To evaluate how good the multi-chain or multi-domain models are, we need to look at the PAE scores (predicted aligned error) These are outputted as JSON format files. Let’s find all their file names:

pae_files <- list.files(results_dir, pattern = "000.json", full.names=T)
pae_files

[1] "hivpr_dimer_23119//hivpr_dimer_23119_scores_rank_001_alphafold2_multimer_v3_model_1_seed_000.json"
[2] "hivpr_dimer_23119//hivpr_dimer_23119_scores_rank_002_alphafold2_multimer_v3_model_5_seed_000.json"
[3] "hivpr_dimer_23119//hivpr_dimer_23119_scores_rank_003_alphafold2_multimer_v3_model_4_seed_000.json"
[4] "hivpr_dimer_23119//hivpr_dimer_23119_scores_rank_004_alphafold2_multimer_v3_model_2_seed_000.json"
[5] "hivpr_dimer_23119//hivpr_dimer_23119_scores_rank_005_alphafold2_multimer_v3_model_3_seed_000.json"

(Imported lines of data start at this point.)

@@ -212,13 +235,20 @@
       c1 = m1;
     }
     if constexpr (kSlots == 4) {
-      if (cur & 1) slice_barrier(t + 1 < NT_B ? 2 * Epi::kVmPerPart : 0);
+      constexpr int own_vm = kOwnIn ? kOwn * Own::kVmPerPart : 0;
+      const bool final_slice = NOF_SEAM_OWN_TILES && last_in_schedule && t + 1 == NT_B + NT_I;
+      if ((cur & 1) && !final_slice)
+        slice_barrier((t + 1 < NT_B ? 2 * Epi::kVmPerPart : 0) + (t + 1 == NT_B + NT_I ? own_vm : 0));
       cur = (cur + 1) & 3;
     } else {
       slice_barrier((dma ? 4 : 0) + (t + 1 < NT_B ? 2 * Epi::kVmPerPart : 0));
       cur = cur == 2 ? 0 : cur + 1;
     }
     wsrc += kSliceFloats;
+  }
+  if constexpr (!kOwnIn) {
+#pragma unroll
+    for (int u = 0; u < kOwn; ++u) own(u);
   }
 }
 template <int NT_B, int NT_I, int OT, class Epi>
@@ -307,22 +337,25 @@
   }
 }
 
-template <int P, int NT_B, int NT_I, int OT, class Epi>
+template <int P, int NT_B, int NT_I, int OT, int kOwn, class Epi, class Own>
 __device__ __forceinline__ void layer16(const float (&bin)[16][4], const float* ipe_lds, f32x4 (&acc)[16], float* lds,
                                         int& cur, const float*& wsrc, bool last_in_schedule, int tid, int lane,
-                                        Epi& epi, const float* cinit = nullptr) {
-  if constexpr (P == 2 || P == 3)
+                                        Epi& epi, Own& own, const float* cinit = nullptr) {
+  if constexpr (P == 2 || P == 3) {
     mlp_layer16h<NT_B, NT_I, OT>(bin, ipe_lds, acc, lds, cur, wsrc, last_in_schedule, tid, lane, epi, cinit);
-  else
-    mlp_layer16<NT_B, NT_I, OT, ring16_slots<P>()>(bin, ipe_lds, acc, lds, cur, wsrc, last_in_schedule, tid, lane,
-                                                   epi, cinit);
-}
-template <int P, int NT_B, int NT_I, int OT>
-__device__ __forceinline__ void layer16(const float (&bin)[16][4], const float* ipe_lds, f32x4 (&acc)[16], float* lds,
-                                        int& cur, const float*& wsrc, bool last_in_schedule, int tid, int lane,
-                                        const float* cinit = nullptr) {
+#pragma unroll
+    for (int u = 0; u < kOwn; ++u) own(u);
+  } else {
+    mlp_layer16<NT_B, NT_I, OT, ring16_slots<P>(), kOwn>(bin, ipe_lds, acc, lds, cur, wsrc, last_in_schedule, tid,
+                                                         lane, epi, own, cinit);
+  }
+}
+template <int P, int NT_B, int NT_I, int OT, int kOwn, class Own>
+__device__ __forceinline__ void layer16_first(const float (&bin)[16][4], const float* ipe_lds, f32x4 (&acc)[16],
+                                              float* lds, int& cur, const float*& wsrc, int tid, int lane, Own& own,
+                                              const float* cinit = nullptr) {
   NoEpi16 none;
-  layer16<P, NT_B, NT_I, OT>(bin, ipe_lds, acc, lds, cur, wsrc, last_in_schedule, tid, lane, none, cinit);
-}
-
-}
+  layer16<P, NT_B, NT_I, OT, kOwn>(bin, ipe_lds, acc, lds, cur, wsrc, false, tid, lane, none, own, cinit);
+}
+
+}
diff --git a/nerf-or-nothing_amd/csrc/kernels/mlp_bwd16.hip b/nerf-or-nothing_amd/csrc/kernels/mlp_bwd16.hip
--- a/nerf-or-nothing_amd/csrc/kernels/mlp_bwd16.hip
+++ b/nerf-or-nothing_amd/csrc/kernels/mlp_bwd16.hip
@@ -44,10 +44,6 @@
       v[r] = mask16_apply(mk, t, r, v[r]);
     }
     put_tile<kSplit, true>(bin, t, v, bst, dst_blk);
-  }
-  __device__ __forceinline__ void tile01() {
-    (*this)(0);
-    (*this)(1);
   }
 };
 
@@ -144,23 +140,23 @@
   AE* delta_blk = reinterpret_cast<AE*>(a.delta) + (size_t)blk * kWidth * kBlk;
   BwdEpi16<true, ST, P >= 2> e7(accA, bin, bst, lane);
   e7.begin(mask16_ptr(masks, blk, 7, half, lane), delta_blk + 7 * layer_stride, w8_lds, dzs);
-  layer16<P, 4, 0, 16>(bin, nullptr, accA, lds, cur, wsrc, false, tid, lane);
-  e7.tile01();
+  layer16_first<P, 4, 0, 16, 2>(bin, nullptr, accA, lds, cur, wsrc, tid, lane, e7);
   BwdEpi16<false, ST, P >= 2> ea(accA, bin, bst, lane), eb(accB, bin, bst, lane);
   eb.begin(mask16_ptr(masks, blk, 6, half, lane), delta_blk + 6 * layer_stride);
-  layer16<P, 8, 0, 16>(bin, nullptr, accB, lds, cur, wsrc, false, tid, lane, e7);
-  eb.tile01();
+  layer16<P, 8, 0, 16, 2>(bin, nullptr, accB, lds, cur, wsrc, false, tid, lane, e7, eb);
   static_assert(kDepth == 8, "bwd pairing assumes 8 trunk layers");
-  for (int l = kDepth - 2; l >= 2; l -= 2) {
+  for (int l = kDepth - 2; l >= 4; l -= 2) {
     ea.begin(mask16_ptr(masks, blk, l - 1, half, lane), delta_blk + (l - 1) * layer_stride);
-    layer16<P, 8, 0, 16>(bin, nullptr, accA, lds, cur, wsrc, false, tid, lane, eb);
-    ea.tile01();
+    layer16<P, 8, 0, 16, 2>(bin, nullptr, accA, lds, cur, wsrc, false, tid, lane, eb, ea);
     eb.begin(mask16_ptr(masks, blk, l - 2, half, lane), delta_blk + (l - 2) * layer_stride);
-    layer16<P, 8, 0, 16>(bin, nullptr, accB, lds, cur, wsrc, l == 2, tid, lane, ea);
-    eb.tile01();
+    layer16<P, 8, 0, 16, 2>(bin, nullptr, accB, lds, cur, wsrc, false, tid, lane, ea, eb);
   }
-#pragma unroll
-  for (int t = 2; t < 16; ++t) eb(t);
+  ea.begin(mask16_ptr(masks, blk, 1, half, lane), delta_blk + layer_stride);
+  layer16<P, 8, 0, 16, 2>(bin, nullptr, accA, lds, cur, wsrc, false, tid, lane, eb, ea);
+  eb.begin(mask16_ptr(masks, blk, 0, half, lane), delta_blk);
+  layer16<P, 8, 0, 16, 14>(bin, nullptr, accB, lds, cur, wsrc, true, tid, lane, ea, eb);
+  eb(14);
+  eb(15);
 }
 
 hipError_t launch_mlp_bwd16(const BwdArgs& a, hipStream_t st) {
diff --git a/nerf-or-nothing_amd/csrc/kernels/mlp_fwd16.hip b/nerf-or-nothing_amd/csrc/kernels/mlp_fwd16.hip
--- a/nerf-or-nothing_amd/csrc/kernels/mlp_fwd16.hip
+++ b/nerf-or-nothing_amd/csrc/kernels/mlp_fwd16.hip
@@ -50,10 +50,6 @@
     if constexpr (store && kVmPerPart > 0)
       if (!more) *mask_dst = make_uint2(mw[0], mw[1]);
   }
-  __device__ __forceinline__ void tile01() {
-    (*this)(0);
-    (*this)(1);
-  }
 };
 
 template <int P, bool store>
@@ -63,7 +59,10 @@
   constexpr int kRing = ring16_slots<P>() * kSliceFloats;
   constexpr bool kIpeReg = ring16_slots<P>() == 4;
   constexpr int kIpeLds = kIpeReg ? 0 : 8 * kIpe16Floats;
-  constexpr int kBiasLds = 8 * 256 + 256;
+  constexpr bool kHeadLds = NOF_SEAM_HEAD_LDS;
+  constexpr int kHeadW10 = 0, kHeadB8 = 384, kHeadB10 = 388, kHeadFloats = kHeadLds ? 392 : 0;
+  constexpr int kBiasLds = 8 * 256 + 256 + kHeadFloats;
+  static_assert(kFwdTailW10 == kFwdTailW8 + 256, "w8 and W10 are one contiguous run of the image's tail");
   __shared__ __attribute__((aligned(16))) float lds[kRing + kIpeLds + 8 * 128 + kBiasLds];
   const int tid = threadIdx.x, lane = tid & 63, g = lane >> 4, j = lane & 15;
   const int wave = __builtin_amdgcn_readfirstlane(tid >> 6);
@@ -97,10 +96,17 @@
 #pragma unroll
     for (int rep = 0; rep < 2; ++rep) vb[rep] = a.view_bias[(size_t)ray * 128 + lane + 64 * rep];
   }
-  static_assert(kBiasLds / 4 > kMlp16Threads && kBiasLds / 4 <= kMlp16Threads + 64, "bias table: wave 0 takes the rest");
+  static_assert(kBiasLds / 4 > kMlp16Threads && kBiasLds / 4 <= 2 * kMlp16Threads, "bias table: two chunks per thread");
   const f32x4 tab0 = *reinterpret_cast<const f32x4*>(tail + kFwdTailBias + 4 * tid);
   f32x4 tab1 = {};
-  if (wave == 0) tab1 = *reinterpret_cast<const f32x4*>(tail + kFwdTailW8 + 4 * tid);
+  constexpr int kTab1 = kBiasLds / 4 - kMlp16Threads;
+  if constexpr (kHeadLds) {
+    static_assert(kTab1 == 162 && 8 * 256 + 256 + kHeadB8 == 4 * (kMlp16Threads + 160) && kHeadB10 == kHeadB8 + 4, "chunk map");
+    const int src = tid < 160 ? kFwdTailW8 + 4 * tid : (tid == 160 ? kFwdTailBias + 8 * 256 : kFwdTailBias + 10 * 256);
+    tab1 = *reinterpret_cast<const f32x4*>(tail + src);
+  } else {
+    if (wave == 0) tab1 = *reinterpret_cast<const f32x4*>(tail + kFwdTailW8 + 4 * tid);
+  }
   __builtin_amdgcn_sched_barrier(0);
   ring16_prologue(a.wimg, lds, tid);
   __builtin_amdgcn_sched_barrier(0);
@@ -145,7 +151,8 @@
   float* dirb = lds + kRing + kIpeLds + wave * 128;
   float* bias_lds = lds + kRing + kIpeLds + 8 * 128;
   *reinterpret_cast<f32x4*>(bias_lds + 4 * tid) = tab0;
-  if (wave == 0) *reinterpret_cast<f32x4*>(bias_lds + 4 * (kMlp16Threads + tid)) = tab1;
+  if (kHeadLds ? tid < kTab1 : wave == 0) *reinterpret_cast<f32x4*>(bias_lds + 4 * (kMlp16Threads + tid)) = tab1;
+  const float* head_lds = bias_lds + 8 * 256 + 256;
   if (vtab) {
 #pragma unroll
     for (int rep = 0; rep < 2; ++rep) dirb[lane + 64 * rep] = vb[rep];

pae1 <- read_json(pae_files[1], simplifyVector = T)
pae5 <- read_json(pae_files[5], simplifyVector = T)

attributes(pae1)

$names
[1] "plddt"   "max_pae" "pae"     "ptm"     "iptm"   

attributes(pae5)

$names
[1] "plddt"   "max_pae" "pae"     "ptm"     "iptm"   

pae1$max_pae

[1] 15.54688

pae5$max_pae

[1] 29.29688

plot.dmat(pae5$pae,
          xlab="Residue No.",
          ylab="Residue No.",
          zlim = c(0, 30))

plot.dmat(pae1$pae,
          xlab="Residue No.",
          ylab="Residue No.", 
          zlim = c(0, 30))

Main Points

we can run AF2 on Googlecolab :-) We can read these results into R and process to help us make sense of these models and their PAE and pLDTT scores.